Mr. Robert Hughes (Aberdeen, North): Too late.

Dr. Owen: I do not think that it is too late. I still believe that Namibia can come into independence.

Mr. Hughes: I was saying not that it was too late for independence for Namibia, but that it was too late for the IMF to attach conditions to the loan in relation to Namibia.

Dr. Owen: I apologise for misrepresenting the hon. Gentleman. I made representations to the Foreign Secretary about the matter. I have little hope that there will be a change now, but I suspect that, given the problems that confront the South African economy, it will be back for more. It should be made clear to the South Africans that there will be no more IMF support while they are blocking progress in Namibia. I know that the Foreign Secretary is prepared to say that it is South Africa that is currently blocking progress in Namibia.

I have been somewhat critical of some United States policy in the past. Nevertheless, I pay tribute to President Reagan's courage in putting a multilateral force into Lebanon. We would not even be in the present uneasy circumstances if that force were not there. I also pay tribute to George Shultz. I have far more confidence in him as Secretary of State than I have had in the United States Administration's policy of the past few years.

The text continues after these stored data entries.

std::vector<torch::Tensor> attn_cls_bwd(torch::Tensor dout, torch::Tensor qkv, torch::Tensor out, torch::Tensor lse, int64_t B, int64_t N,
                                        int64_t H, double scale) {
  TORCH_CHECK(qkv.dim() == 2 && qkv.size(0) == B * N && qkv.size(1) % 3 == 0 && H > 0, "attn_cls_bwd: qkv [B*N][3D]");
  const int64_t D = qkv.size(1) / 3;
  TORCH_CHECK(D % H == 0 && pvr_attn_cls_ok((int)N, (int)(D / H)), "attn_cls_bwd: unsupported N / head dim (attn_cls_ok)");
  TORCH_CHECK(dout.dim() == 2 && dout.size(0) == B && dout.size(1) == D && out.dim() == 2 && out.size(0) == B && out.size(1) == D &&
                  lse.numel() == B * H && lse.is_contiguous(),
              "attn_cls_bwd: dout / out [B][D], lse [B*H]");
  auto dqkv = torch::empty({B * N, 3 * D}, qkv.options());
  auto dq0 = torch::empty({B, D}, qkv.options().dtype(torch::kFloat32));
  check(pvr_attn_cls_bwd(bf(qkv, "qkv"), ld_of(qkv, "qkv"), bf(out, "out"), ld_of(out, "out"), bf(dout, "dout"), ld_of(dout, "dout"),
                         f32(lse, "lse"), bf_mut(dqkv, "dqkv"), 3 * D, f32_mut(dq0, "dq0"), (int)B, (int)N, (int)H, (int)D, (float)scale,
                         stream()),
        "attn_cls_bwd");
  return {dqkv, dq0};
}

void attn_cls_dbias(torch::Tensor dq0, torch::Tensor dout, torch::Tensor dbias) {
  TORCH_CHECK(dq0.dim() == 2 && dq0.is_contiguous() && dout.dim() == 2 && dout.size(0) == dq0.size(0) && dout.size(1) == dq0.size(1) &&
                  dbias.is_contiguous() && dbias.numel() == 3 * dq0.size(1),
              "attn_cls_dbias: dq0 f32 [B][D] contiguous, dout bf16 [B][D], dbias f32 [3D]");
  check(pvr_attn_cls_dbias(f32(dq0, "dq0"), bf(dout, "dout"), ld_of(dout, "dout"), f32_mut(dbias, "dbias"), (int)dq0.size(0),
                           (int)dq0.size(1), stream()),
        "attn_cls_dbias");
}

}

extern "C" const char* pvr_src_hash(void);
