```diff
@@ -1117,6 +1168,26 @@
     (void)hipMemcpyToSymbol(HIP_SYMBOL(ivx_dbg_derive_skip), &v, sizeof(v));
 }
 #endif
+static uint32_t derive_wave_resident(ivx_ctx* c) {
+    if (!c->derive_wave_resident) {
+        int per_cu = 0;
+        if (hipOccupancyMaxActiveBlocksPerMultiprocessor(&per_cu, k_derive_wave, 256, 0) != hipSuccess || per_cu < 1) {
+            (void)hipGetLastError();
+            per_cu = 1;
+        }
+        if (per_cu > IVX_DERIVE_WAVE_WAVES) per_cu = IVX_DERIVE_WAVE_WAVES;
+        c->derive_wave_resident = (uint32_t)c->n_cu * 4u * (uint32_t)per_cu;
+    }
+    return c->derive_wave_resident;
+}
+static uint32_t derive_wave_grid_override() {
+    static const uint32_t forced = [] {
+        const char* e = getenv("IVX_DERIVE_WAVE_GRID");
+        const unsigned long v = e ? strtoul(e, nullptr, 10) : 0ul;
+        return (uint32_t)(v > 65535ul ? 65535ul : v);
+    }();
+    return forced;
+}
 int ivx_launch_derive(ivx_grid* g, uint32_t parts, uint32_t preset_groups) {
 #ifdef IVX_DERIVE_DEBUG
     derive_debug_mask();
@@ -1164,10 +1235,9 @@
     if (g->signs_current) da.signs_type = (uint32_t)g->signs_type;
     uint32_t wave_grid;
     {
-        const uint32_t per_round = (uint32_t)g->ctx->n_cu * 4u * IVX_DERIVE_WAVE_WAVES;
-        const uint32_t n = g->last_active ? g->last_active : per_round;
-        const uint32_t each = (n + per_round / 2u) / per_round > 1u ? (n + per_round / 2u) / per_round : 1u;
-        wave_grid = ((n + each - 1u) / each + 3u) / 4u;
+        const uint32_t resident = derive_wave_resident(g->ctx);
+        wave_grid = ivx_wave_walk_grid(g->last_active ? g->last_active : resident, resident).workgroups;
+        if (const uint32_t forced = derive_wave_grid_override()) wave_grid = forced;
     }
     auto sweep = [&](uint32_t x_part) {
         da.x_part = x_part;
diff --git a/impact_amd/csrc/ivx_api.hip b/impact_amd/csrc/ivx_api.hip
--- a/impact_amd/csrc/ivx_api.hip
+++ b/impact_amd/csrc/ivx_api.hip
@@ -643,6 +643,8 @@
         case 7: return g->samp_len;
         case 8: return g->samp_ops;
         case 10: return g->sn_hard;
+        case 11: return g->chunk_bbox;
+        case 12: return g->chunk_touch;
         case 9: return ivx_sn_hard_count(g);
         default: return nullptr;
     }
diff --git a/impact_amd/csrc/ivx_internal.hpp b/impact_amd/csrc/ivx_internal.hpp
--- a/impact_amd/csrc/ivx_internal.hpp
+++ b/impact_amd/csrc/ivx_internal.hpp
@@ -67,6 +67,7 @@
     hipStream_t stream;
     bool own_stream;
     int n_cu;
+    uint32_t derive_wave_resident;
     ivx_mapped pinned_scratch;
     ivx_buf dev_scratch;
     hipStream_t aux_stream;
@@ -377,6 +378,19 @@
     return n < lo ? lo : n;
 }
 
+struct ivx_wave_walk {
+    uint32_t each;
+    uint32_t workgroups;
+};
+static inline ivx_wave_walk ivx_wave_walk_grid(uint32_t entries, uint32_t resident_waves) {
+    if (entries == 0u) entries = 1u;
+    if (resident_waves == 0u) resident_waves = 1u;
+    ivx_wave_walk w;
+    w.each = (entries + resident_waves - 1u) / resident_waves;
+    w.workgroups = ((entries + w.each - 1u) / w.each + 3u) / 4u;
+    return w;
+}
+
 static inline bool ivx_has_interior_planes(const ivx_grid* g) { return (int)g->cc[0] - (g->has_ghost[0] ? 1 : 0) - (g->has_ghost[1] ? 1 : 0) > 0; }
 static inline uint32_t* ivx_wc(const ivx_grid* g) { return g->work_counts + g->wc_cur; }
 static inline void ivx_planes_touched(ivx_grid* g) {
```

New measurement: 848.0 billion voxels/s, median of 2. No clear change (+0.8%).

I give the Foreign Secretary a word of caution about the Middle East. Since they have been in office, the Government have managed to lose influence in Israel. That is dangerous. It is possible to be a candid friend of Israel while criticising her, as President Mitterrand has shown. He still has a dialogue with Israel. I regret some of the statements that even the Foreign Secretary has made on the issue.

To talk about a Palestinian State without qualifying the circumstances in which a Palestinian State is possible only fuels those who have an unrealistic view of what a Palestinian State should be. I do not object to the wording, but I tried to restrain the Foreign Secretary on this matter at Question Time recently.

In any serious negotiations, a Palestinian State would have to be demilitarised. It is unrealistic to propose a Palestinian State on the West Bank that has the missiles and weaponry of modern warfare. That is one of the reasons why President Reagan was right to state that a link-some federation-between the West Bank and Jordan might be the right solution. He said that that was his favoured position, not the only possible one. In that case, the new State would be armed. It is difficult to expect people to accept a State, the territory of which is totally demilitarised. That is one of the real problems that must be faced. The Americans are right to state that that is their preference, but to admit that a solution must be negotiated.

The PLO should not be made the sole exclusive voice of Palestinian opinion. That UN form of words was a great problem when it was given to SWAPO in Namibia. I am reluctant to give it to any organisation, let alone the PLO. Nevertheless, we must all be anxious to find a way of getting the PLO to negotiate. Without the PLO, it will be extremely difficult, if not impossible, to achieve a solution that will stick. Such a solution will require a great deal of skill.